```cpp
typedef struct DipLossHeadDesc {
    const float* u;
    int Cu, Cin;
    DipTransform tr;
    const float* w;
    const float* bias;
    int Cout, HW, sigmoid;
    const float* target;
    const float* mask;
    int mask_c;
    float* out;
    float* partials;
    int nblk;
    float* loss;
} DipLossHeadDesc;
int dip_loss_head_nblk(int HW, int Cin);
int dip_loss_head_fwd(const DipLossHeadDesc* d, void* stream);
int dip_loss_head_bwd(const DipLossHeadDesc* d, const float* gscale, float* dy, int Cy, void* stream);

typedef struct DipSRLossDesc {
    const float* out;
    const float* taps;
    const float* target;
    float* y;
    float* partials;
    int nblk;
    float* loss;
    int C, H, W, k, f, pad, Ho, Wo, sigmoid;
} DipSRLossDesc;
int dip_sr_loss_nblk(int C, int Ho, int Wo);
int dip_sr_loss_fwd(const DipSRLossDesc* d, void* stream);
int dip_sr_loss_bwd(const DipSRLossDesc* d, const float* gscale, float* dy, int Cy, void* stream);

typedef struct DipSRTVDesc {
    DipSRLossDesc sr;
    const float* tv_weight;
    float* tv_partials;
    int tv_nblk;
    float beta;
} DipSRTVDesc;
int dip_sr_tv_nblk(int C, int H, int W);
int dip_sr_tv_loss_fwd(const DipSRTVDesc* d, void* stream);
int dip_sr_tv_loss_bwd(const DipSRTVDesc* d, const float* gscale, float* dy, int Cy, void* stream);

int dip_fit_monitor_nblk(int64_t n);
int dip_fit_monitor(const float* out, const float* noisy, const float* gt, float* out_avg, int64_t n,
                    float exp_weight, int first, const float* loss, float* partial, float* record,
                    float* state, int check_backtrack, float backtrack_db, void* stream);
typedef struct DipFitMonitorDesc {
    const float* out;
    const float* noisy;
    const float* gt;
    float* out_avg;
    int64_t n;
    float exp_weight, backtrack_db;
    const float* loss;
    float* partial;
    float* records;
    int capacity, show_every;
    int backtracking;
    int reserved;
    int* counter;
    float* state;
} DipFitMonitorDesc;
int dip_fit_monitor_dev(const DipFitMonitorDesc* d, void* stream);
int dip_arena_backtrack(float* params, float* snapshot, int64_t n, const float* state, void* stream);

typedef struct DipSRMonitorDesc {
    const float* out_HR;
    const float* out_LR;
    const float* img_HR;
    const float* img_LR;
    int64_t n_hr, n_lr;
    const float* loss;
    float* partial;
    float* records;
    int capacity;
    int reserved;
    int* counter;
} DipSRMonitorDesc;
int dip_sr_monitor(const float* out_HR, const float* out_LR, const float* img_HR, const float* img_LR, int64_t n_hr,
                   int64_t n_lr, const float* loss, float* partial, float* record, void* stream);
int dip_sr_monitor_dev(const DipSRMonitorDesc* d, void* stream);

typedef struct DipRestoreMonitorDesc {
    const float* out;
    const float* img;
    const float* mask;
    int64_t n, hw;
    int mask_c;
    float backtrack_db;
    const float* loss;
    float* partial;
    float* records;
    int capacity, show_every;
    int backtracking;
    int reserved;
    int* counter;
    float* state;
} DipRestoreMonitorDesc;
int dip_restore_monitor(const float* out, const float* img, const float* mask, int mask_c, int64_t n, int64_t hw,
// ... 77 lines not shown
```

Before: 189.9.

## Fuse loss head backward and last BN backward stats into forward head kernel

Adds a fused loss-head forward kernel that, besides the output and loss, computes the upstream gradient per pixel and accumulates the final BN backward partial sums and the out-conv weight and bias gradient partials. It assumes unit loss gradient and applies the real gradient scale later in the finalize and reduce kernels. This removes a separate head backward pass and a BN stats pass over the last activation. The cost is a heavier forward kernel with more registers and extra reductions, plus new row buffers.

```diff
diff --git a/deep-image-prior_amd/csrc/bn_kernels.hip b/deep-image-prior_amd/csrc/bn_kernels.hip
--- a/deep-image-prior_amd/csrc/bn_kernels.hip
+++ b/deep-image-prior_amd/csrc/bn_kernels.hip
@@ -188,9 +188,11 @@
 __global__ __launch_bounds__(256) void bn_bwd_finalize_kernel(const float* __restrict__ partials_, int nblk,
                                                               const float* __restrict__ partials_lo_, int nblk_lo,
                                                               int c_lo, int Cs, int C, int npix, float* dgamma_,
-                                                              float* dbeta_, float* coef_, const DipGrpArg<GRP> grp) {
+                                                              float* dbeta_, float* coef_, const float* __restrict__ gscale_,
+                                                              const DipGrpArg<GRP> grp) {
     DIP_GRP_PTR(const float*, partials);
     DIP_GRP_PTR(const float*, partials_lo);
+    DIP_GRP_PTR(const float*, gscale);
     DIP_GRP_PTR(float*, dgamma);
     DIP_GRP_PTR(float*, dbeta);
     DIP_GRP_PTR(float*, coef);
@@ -218,7 +220,8 @@
     __syncthreads();
     if (row < 4 && c0 + row < C) {
         const int c = c0 + row;
-        const double s1 = sh[0][row], s2 = sh[0][4 + row];
+        const double gs = gscale != nullptr ? (double)*gscale : 1.0;
+        const double s1 = sh[0][row] * gs, s2 = sh[0][4 + row] * gs;
         if (dbeta != nullptr) dbeta[c] = (float)s1;
         if (dgamma != nullptr) dgamma[c] = (float)s2;
         coef[c] = (float)(s1 / npix);
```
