__global__ void scatter_grads_k(const float *__restrict__ g_src, const int32_t *__restrict__ src_pix, const int32_t *__restrict__ ns,
                                int capS, int Wd, int ds, int H, int W, float *__restrict__ g_gvertex ,
                                const float *__restrict__ g_tgt, const float *__restrict__ g_nrm,
                                const int32_t *__restrict__ tgt_index, const int32_t *__restrict__ nt, int capT,
                                float *__restrict__ g_map_points, float *__restrict__ g_map_normals , int accumulate) {
    const int n_s = min(*ns, capS), n_t = min(*nt, capT);
    const int stride = gridDim.x * blockDim.x;
    for (int i = blockIdx.x * blockDim.x + threadIdx.x; i < n_s; i += stride) {
        const int pix = src_pix[i];
        const int64_t at = (int64_t)(pix / Wd) * ds * W + (int64_t)(pix % Wd) * ds;
        st3(g_gvertex, at, ld3(g_src, i));
    }
    for (int k = blockIdx.x * blockDim.x + threadIdx.x; k < n_t; k += stride) {
        const int64_t at = tgt_index[k];
        f3 gp = g_map_points ? ld3(g_tgt, k) : f3{0, 0, 0}, gq = g_map_normals ? ld3(g_nrm, k) : f3{0, 0, 0};
        if (accumulate) {
            if (g_map_points) { const f3 o = ld3(g_map_points, at); gp = f3{o.x + gp.x, o.y + gp.y, o.z + gp.z}; }
            if (g_map_normals) { const f3 o = ld3(g_map_normals, at); gq = f3{o.x + gq.x, o.y + gq.y, o.z + gq.z}; }
        }
        if (g_map_points) st3(g_map_points, at, gp);
        if (g_map_normals) st3(g_map_normals, at, gq);
    }
}

}

using namespace gs;

extern "C" {

void gs_set_graph_mode(int mode) { g_graph_mode = mode; }

void gs_set_fused_setup(int on) { g_fused_setup = on; }

int gs_graph_stats(double *out4) {
    GS_REQUIRE(out4, "gs_graph_stats: NULL argument");
    std::lock_guard<std::mutex> lock(g_graph_mu);
    out4[0] = g_auto_samples; out4[1] = g_auto_min_us; out4[2] = g_captures; out4[3] = g_replays;
    return GS_OK;
}

int gs_compose_poses(const float *T, const float *P, int B, float *out, gs_stream_t stream) {
    GS_REQUIRE(T && P && out && B > 0, "gs_compose_poses: bad arguments");
    hipLaunchKernelGGL(compose_k, dim3(cdiv(B, 64)), dim3(64), 0, (hipStream_t)stream, T, P, B, out);
    GS_LAUNCH_CHECK("gs_compose_poses");
    return GS_OK;
}

size_t gs_slam_localize_ws_bytes(int B, int H, int W, int ds, int Nmax) {
    if (B <= 0 || H <= 0 || W <= 0 || ds <= 0 || Nmax <= 0) return 0;
    return loc_layout(B, H, W, ds, Nmax, nullptr, nullptr);
}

....

• [AIM OF THE EXERCISE]:
Above are lines of data; count those that hold "double" and answer with the number only.

• [SOLUTION FOR THIS TASK]:
4